Faktycznie, nie muszę się ścigać ze światem, ale ten kawałek dał mi sporo radości. I rzeczywiście jest nieco inny od pozostałych. Chciałem raczej nieco zrównoważyć pozostałą część materiału jakimś typowym dla mnie tematem. Ciężko jest zagrać instrumentalny, melodyjny kawałek, który nie zabrzmi jak Satriani - cholera, takie melodyjne kawałki tylko on potrafi komponować…
A o co chodzi z "No More Amsterdam"? Coś tam nabroiłeś (śmiech)?
No właśnie… To nie ma nic wspólnego z dragami, nic z tych rzeczy.
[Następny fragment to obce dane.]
template <typename T>
struct FieldRows {
  T* f;
  int ny, gs, dim;
  long long my, mx, vol;
  SB_D T* row(int c, int z, int y) const {
    return f + (dim == 3 ? c * vol + ((long long)(z + gs) * my + (y + gs)) * mx + gs
                         : c * vol + (long long)(y + gs) * mx + gs);
  }
  SB_D C2<T> load(int c, int z, int y, int m) const {
    const T* p = row(c, z, y) + 2 * m;
    if ((gs & 1) == 0) return *reinterpret_cast<const C2<T>*>(p);
    return C2<T>{p[0], p[1]};
  }
};
template <typename T>
struct GreensRows {
  SbGreens<T> g;
  int ny;
  SB_D C2<T> load(int, int z, int y, int m) const { return C2<T>{g(z, y, 2 * m), g(z, y, 2 * m + 1)}; }
};

static inline int sb_slab_kxl(int nx, int nranks) { return ((nx + 1 + nranks - 1) / nranks + 3) & ~3; }

struct SbRowBlocks {
  int kxl = 0;
  unsigned magic = 0;
  long long dblk = 0;
  SB_D long long rel(int k) const {
#ifdef SB200_EMU
    const int b = k / kxl;
#else
    const int b = (int)__umulhi((unsigned)k, magic);
#endif
    return (long long)b * dblk + k;
  }
  SB_D long long row(long long line, long long pitch) const { return line * (kxl ? (long long)kxl : pitch); }
};
static inline SbRowBlocks sb_row_blocks(int kxl, long long blk) {
  SbRowBlocks rb;
  rb.kxl = kxl;
  rb.magic = kxl ? (unsigned)((0x100000000ULL + (unsigned long long)kxl - 1) / (unsigned long long)kxl) : 0;
  rb.dblk = blk - kxl;
  return rb;
}

template <typename T, typename Rows, bool PRUNED, int LOG2N, int LINES>
__global__ void __launch_bounds__(LOG2N > 0 ? LINES * (1 << LOG2N) / SB_FFT_R : 512)
    sb_fft_x_r2c_kernel(SbFftPlan plan, int lines_rt, Rows rows, C2<T>* out, long long out_pitch,
                        const C2<T>* __restrict__ tw, const C2<T>* __restrict__ wpost, SbRowBlocks rb) {
  SB_DYN_SMEM(smem_raw);
  C2<T>* sm = reinterpret_cast<C2<T>*>(smem_raw);
  const int Tn = LOG2N > 0 ? (1 << LOG2N) / SB_FFT_R : plan.threads, N = LOG2N > 0 ? (1 << LOG2N) : plan.n;
  const int lines_per_block = LOG2N > 0 ? LINES : lines_rt;
  const int l = threadIdx.x / Tn, t = threadIdx.x - l * Tn;
  const int y = blockIdx.x * lines_per_block + l;
  const int z = blockIdx.y, c = blockIdx.z;
  const bool valid = y < rows.ny;
  const int yc = valid ? y : rows.ny - 1;
  const SbSmemLine<T, false> sl = sb_smem_line<T, false>(sm, l, 0, sb_fft_npad(N));
  constexpr int IN = PRUNED ? SB_FFT_R / 2 : SB_FFT_R;
  C2<T> v[SB_FFT_R];
#pragma unroll
  for (int p = 0; p < SB_FFT_R; ++p) v[p] = p < IN ? rows.load(c, z, yc, t + p * Tn) : C2<T>{T(0), T(0)};
  if constexpr (LOG2N > 0)
    sb_fft_forward_c<T, LOG2N, false, LINES>(v, t, tw, SbFftLineC<T, LOG2N, false, LINES>::line(sm, l));
  else
    sb_fft_forward<T, false>(v, plan, t, tw, sl);
#pragma unroll
  for (int p = 0; p < SB_FFT_R; ++p) sl.at(t + p * Tn) = v[p];
  __syncthreads();
  if (valid) {
    const long long line = ((long long)c * gridDim.y + z) * rows.ny + y;
    C2<T>* row = out + rb.row(line, out_pitch);
    C2<T> r[SB_FFT_R];
#pragma unroll
    for (int p = 0; p < SB_FFT_R; ++p) {
      const int k = t + p * Tn;
      const C2<T> zk = v[p];
      const C2<T> zc = cconj(sl.at((N - k) & (N - 1)));
      const C2<T> wd = cmul(wpost[k], csub(zk, zc));
      const C2<T> s = cadd(zk, zc);
      r[p] = C2<T>{T(0.5) * (s.x + wd.y), T(0.5) * (s.y - wd.x)};
    }
    const C2<T> last{v[0].x - v[0].y, T(0)};
    if (rb.kxl == 0) {
#pragma unroll
      for (int p = 0; p < SB_FFT_R; ++p) row[t + p * Tn] = r[p];
      if (t == 0) row[N] = last;
    } else {
#pragma unroll
      for (int p = 0; p < SB_FFT_R; ++p) row[rb.rel(t + p * Tn)] = r[p];
      if (t == 0) row[rb.rel(N)] = last;
    }
  }
}
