__device__ __forceinline__ void mf_sched_emit_body(const FastSchedParams &s) {
    const int b = blockIdx.y, smp = blockIdx.x * 256 + threadIdx.x;
    const long long first = (long long)b * s.batch_size;
    const int n_in = (int)min((long long)s.batch_size, s.n_samples - first);
    if (smp >= n_in) return;
    const size_t base = (size_t)b * s.tasks_per_batch;
    const long long t = first + smp;
    const int u = s.su[t], i = s.si[t], j = s.per == 3 ? s.sj[t] : 0;
    const int third = s.per == 3 ? j : __float_as_int(s.sr[t]);
    int where[3];
#pragma unroll
    for (int role = 0; role < 3; ++role) where[role] = role < s.per ? s.sorted_slot[base + (size_t)smp * s.per + role] : 0;
    const int pu = version_parity(s, u, b), pi = version_parity(s, s.n_users + i, b);
    const int pj = s.per == 3 ? version_parity(s, s.n_users + j, b) : 0;
    const int par_bits = (pu << 2) | (pi << 3) | (pj << 4);
#pragma unroll
    for (int role = 0; role < 3; ++role) {
        if (role >= s.per) break;
        const int q = where[role] & 0xffff, also = where[role] >> 16;
        const size_t at = base + q;
        const int4 rec = make_int4(u, i, third, role | par_bits | (also << 5));
        s.recs[at] = rec;
        const int tp = s.qtask[at];
        if (tp == SLOT_ABSORBED) {
            const int q0 = q - q % s.group;
            if (s.fuse && q0 != q) {
                const int tp0 = s.qtask[base + q0];
                if (tp0 != SLOT_ABSORBED && !(tp0 & META_WIDE)) {
                    const TaskHeader *lead = s.tasks + base + tp0;
                    if (lead->pad == 1 && lead->start == (int)(base + q0)) s.slot_recs[(base + tp0) * 3 + (q - q0 - 1)] = rec;
                }
            }
            continue;
        }
        TaskHeader *hd = s.tasks + base + (tp & (META_WIDE - 1));
        const int off = (int)(at - (size_t)hd->start);
        const int own = role == 0 ? pu : (role == 1 ? pi : pj);
        int part = -1;
        if (tp & META_WIDE) {
            if (off % s.group == 0 && off / s.group < 4) part = off / s.group;
        } else if (off == 0) {
            part = 0;
        }
        if (part >= 0) {
            hd[part].rec0 = rec;
            hd[part].meta |= own << 31;
        }
    }
}

__global__ __launch_bounds__(256) void mf_sched_emit_kernel(const FastSchedParams s) { mf_sched_emit_body(s); }

__device__ __forceinline__ void mf_sched_finish_body(const FastSchedParams &s) {
    const int x = blockIdx.x * 256 + threadIdx.x;
    if (x >= s.n_entries) return;
    unsigned *w = s.touched + (size_t)x * s.words;
    int cnt = 0;
    for (int k = 0; k < s.words; ++k) {
        const unsigned v = w[k];
        if (v) { cnt += __popc(v); w[k] = 0; }
    }
    if (cnt & 1) s.par[x] ^= 1;
}
__global__ __launch_bounds__(256) void mf_sched_finish_kernel(const FastSchedParams s) { mf_sched_finish_body(s); }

Uwielbiam Holandię i Amsterdam i często tam bywam. Jak wiesz, grywam często z Metropole Orchestra z Hilversum i bardzo lubię tam wracać. Aimee Mann napisała tekst i go zaśpiewała. Nie bardzo byłem przekonany, że to dobry tytuł, ale tak już zostało. Aimee Mann i jej muzyka są obecne w naszym życiu od dawna. Swego czasu ona, ja i moja żona Pia, chodziliśmy razem do college’u. I kiedy brakowało mi pomysłu na wokal Pia powiedziała "może zadzwoń do Aimee Mann?" Początkowo pomyślałem sobie, że nie jest to dobry pomysł, bo pewnie ma mnie za shreddera z lat 80., ale okazało się, że wcale tak nie jest. Przyjechała do nas, zagraliśmy to razem i wyszło bardzo fajnie.
To zamykamy całe dzieło kolejnym, nieco innym od wszystkich, kawałkiem "Sunshine Electric Raindrops".
Tak, chciałem zwieńczyć ten album takim luźnym, wręcz popowym numerem.
Dodając jeszcze do tego zupełnie popowe brzmienie klawiszy…
Prawda, że brzmi to bardzo popowo? Ale co tam, nie muszę niczego udowadniać. Chodziło mi właśnie o taki wesoły, popowy kawałek.
Bardzo dziękujemy za tak dużą ilość wiedzy o nowym materiale. Mam nadzieję, że zobaczymy się 28 października w Warszawie i zobaczymy te wszystkie nowe patenty z podciąganiem!
Pozdrawiam czytelników Gitarzysty i zapraszam serdecznie na koncert, koniecznie przyjdźcie!